Писателю можно простить, когда он, придумывая занятную фантастическую фабулу, воображает своего героя скульптором, по настоящему влюбленным в созданную им статую, приписывает ему вожделение к ней и под конец заставляет ее оживать в его объятиях. Так получается сладострастный рассказик, который вполне приятно послушать; но для пластического художника это недостойная сказка. Издревле рассказывают о тех грубых людях, у которых произведения пластических искусств пробуждали чувственные вожделения, однако настоящий художник совсем по-иному любит свое прекрасное творение; эта любовь подобна чистой, святой любви между единокровными родными или близкими друзьями. Если бы Пигмалион мог испытывать похоть к своей статуе, то он был бы пачкуном, неспособным создать образ, достойный того, чтобы его ценили как произведение искусства или природы».
Прости же, о читатель и слушатель, если наша богиня говорила дольше, чем пристало оракулу. Легко было бы сразу дать тебе в руки запутанный клубок, но, чтобы его распутать и представить тебе в виде чистой нити во всю ее длину, требуется и время и пространство.
«Человеческое тело являет собой систему настолько сложную, что результат несоответствия, почти нечувствительный вначале, в конечном итоге на тысячу лье отдалит даже самое совершенное произведение искусства от творения природы».
Да! Художник заслужил бы такое унижение, чтобы самое совершенное произведение его искусства — плод его духа, его трудов и прилежания — бесконечно принизили в сравнении с творением природы, он заслужил бы это, если бы захотел сопоставить его с творением природы или подставить взамен. Мы не устаем повторять слова придуманной нами богини, потому что и наш оппонент повторяется и потому что именно такое смешение природы и искусства — главная болезнь, поразившая наше время.
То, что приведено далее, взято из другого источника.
template <class K>
int FirFilt<K>::block_dev(const T *x, size_t n, T *y) {
    if (n == 0) return w.ensure_dev(st);
    const bool piped = w.can_pipe(n) && (kernel_choice != 4 || conv_ready);
    hipStream_t s = st;
    const T *win = nullptr;
    if (piped) YG_TRY(w.begin_piped(st, &s, &win));
    else { YG_TRY(w.ensure_dev(st)); win = w.dev(); }
    T *wnext = piped ? nullptr : w.next();
    w.npush += n;
    const bool conv = kernel_choice == 4 && L <= 2049;
    if (conv) {
        YG_TRY(prepare_conv());
        if constexpr (K::id == 0)
            YG_TRY(launch_fir_rrrf_fftconv(win, x, 0, n, hfreq.as<cf32>(), scale, L, twf.as<cf32>(), twb.as<cf32>(), y, n, s, wnext));
        else
            YG_TRY(launch_fir_cccf_fftconv(win, x, 0, n, hfreq.as<cf32>(), scale, L, twf.as<cf32>(), twb.as<cf32>(), y, n, s, wnext));
    } else {
        YG_TRY((launch_fir_block<K>(win, x, taps.template as<C>(), L, 1, scale, y, n, s, 0, wnext)));
    }
    if (piped) return w.finish_piped(x, n);
    w.flip();
    return YAGI_OK;
}
template <>
int FirFilt<CRCF>::block_dev(const cf32 *x, size_t n, cf32 *y) {
    if (n == 0) return w.ensure_dev(st);
    const bool conv = kernel_choice == 4 && L <= 2049;
    const bool mfma = Lm && (kernel_choice == 3 || (kernel_choice == 0 && n >= ((size_t)1 << 16)));
// ... 1790 lines not shown
        if (q->use_conv) {                                                                          \
            YG_TRY(q->fir.w.ensure_dev(q->st));                                                          \
            YG_TRY(o->fir.w.clone_from(q->fir.w, q->st));                                           \
        } else {                                                                                    \
            YG_HIP(hipMemcpyAsync(o->w.cur(), q->w.cur(), (size_t)q->n * sizeof(cf32),              \
                                  hipMemcpyDeviceToDevice, q->st));                                 \
        YG_HIP(hipStreamSynchronize(q->st));                                                    \
        }                                                                                           \
        *out = o.release();                                                                         \
        return YAGI_OK;                                                                             \
    } catch (...) { return ::yagi::api_exception(); }                                               \
    int yagi_hip_fftfilt_##K##_set_stream(yagi_hip_fftfilt_##K q, yagi_stream_t s) try {            \
        CHECK_Q(q);                                                                                 \
        if (q->st == to_stream(s)) return YAGI_OK;                                                  \
        YG_HIP(hipStreamSynchronize(q->st));                                                        \
        q->st = to_stream(s);                                                                       \
        return YAGI_OK;                                                                             \
    } catch (...) { return ::yagi::api_exception(); }                                               \
    int yagi_hip_fftfilt_##K##_reset(yagi_hip_fftfilt_##K q) try {                                  \
        CHECK_Q(q);                                                                                 \
        return q->reset();                                                                          \
    } catch (...) { return ::yagi::api_exception(); }                                               \
    int yagi_hip_fftfilt_##K##_set_scale(yagi_hip_fftfilt_##K q, C scale) try {                     \
        CHECK_Q(q);                                                                                 \
        q->scale = div_scalar(scale, 2.0f * (float)q->n);                                           \
        return YAGI_OK;                                                                             \
    } catch (...) { return ::yagi::api_exception(); }                                               \
    int yagi_hip_fftfilt_##K##_get_scale(yagi_hip_fftfilt_##K q, C *scale) try {                    \
        CHECK_Q(q);                                                                                 \
        CHECK_PTR(scale);                                                                           \
        *scale = mul_scalar(q->scale, 2.0f * (float)q->n);                                          \
        return YAGI_OK;                                                                             \
    } catch (...) { return ::yagi::api_exception(); }                                               \
    int yagi_hip_fftfilt_##K##_get_length(yagi_hip_fftfilt_##K q, size_t *h_len) try {              \
        CHECK_Q(q);                                                                                 \
        CHECK_PTR(h_len);                                                                           \
        *h_len = q->h.size();                                                                       \
        return YAGI_OK;                                                                             \
    } catch (...) { return ::yagi::api_exception(); }                                               \
    int yagi_hip_fftfilt_##K##_execute(yagi_hip_fftfilt_##K q, const T *x, size_t nx, T *y,         \
                                       size_t ny) try {                                             \
        CHECK_Q(q);                                                                                 \
        if (nx != (size_t)q->n || ny != (size_t)q->n)                                               \
            return fail(YAGI_ERR_CONFIG, "input and output lengths must match filter block size");  \
        CHECK_PTR(x);                                                                               \
        CHECK_PTR(y);                                                                               \
        return q->blocks_host(x, 1, y);                                                             \
    } catch (...) { return ::yagi::api_exception(); }                                               \
    int yagi_hip_fftfilt_##K##_execute_blocks(yagi_hip_fftfilt_##K q, const T *x, size_t nblocks,   \
                                              T *y) try {                                           \
        CHECK_Q(q);                                                                                 \
        if (nblocks == 0) return YAGI_OK;                                                           \
        CHECK_PTR(x);                                                                               \
        CHECK_PTR(y);                                                                               \
        return q->blocks_host(x, nblocks, y);                                                       \
    } catch (...) { return ::yagi::api_exception(); }                                               \
    int yagi_hip_fftfilt_##K##_execute_blocks_dev(yagi_hip_fftfilt_##K q, const T *x,               \
                                                  size_t nblocks, T *y) try {                       \
        CHECK_Q(q);                                                                                 \
        if (nblocks == 0) return YAGI_OK;                                                           \
        CHECK_PTR(x);                                                                               \
        CHECK_PTR(y);                                                                               \
        CHECK_NOALIAS(x, nblocks * (size_t)q->n, y, nblocks * (size_t)q->n);                        \
        return q->blocks_dev(x, nblocks, y);                                                        \
    } catch (...) { return ::yagi::api_exception(); }                                               \
    }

Художнику необходимо создать свое царство; но он перестанет быть художником, если сольется с природой, растворится в ней.
Вернемся опять к нашему автору, который делает ловкий поворот, с тем чтобы, сойдя с диковинных окольных путей, возвратиться к истине и справедливости.
«Будь я посвящен во все таинства искусства, я бы, может статься, знал, каков предел подчинения художника пропорциям, и я сообщил бы его вам».
Если это так и художник должен подчиняться пропорциям, то, значит, им необходимо присущи некая обязательность, некая законченность, они не могут быть приняты произвольно; необходимо, чтобы множество художников, наблюдая явления природы, исходя из потребностей искусства, обрели достаточные основания для того, чтобы их принять. Это именно то, что и мы утверждаем, и мы довольны уже тем, что наш автор это в известной мере признал. Только он, увы, слишком быстро переступает через то, что должно быть закономерным, отодвигает это в сторону, чтобы привлечь наше внимание к отдельным частным условиям и определениям и к исключительным случаям. Он продолжает так:
«Но я знаю лишь одно: эти пропорции не могут противостоять деспотизму природы, и возраст и условия всячески заставляют ими поступаться».
Это отнюдь не противоречит тому, что́ мы утверждали. Именно потому, что дух искусства возвысился настолько, чтобы созерцать человека на вершине его формирования и вне всяких условий, поэтому и возникли пропорции. Никто не станет отрицать, что существуют исключения, но их сразу же необходимо отбросить; кто стал бы, ссылаясь на патологические отклонения, опровергать законы физиологии?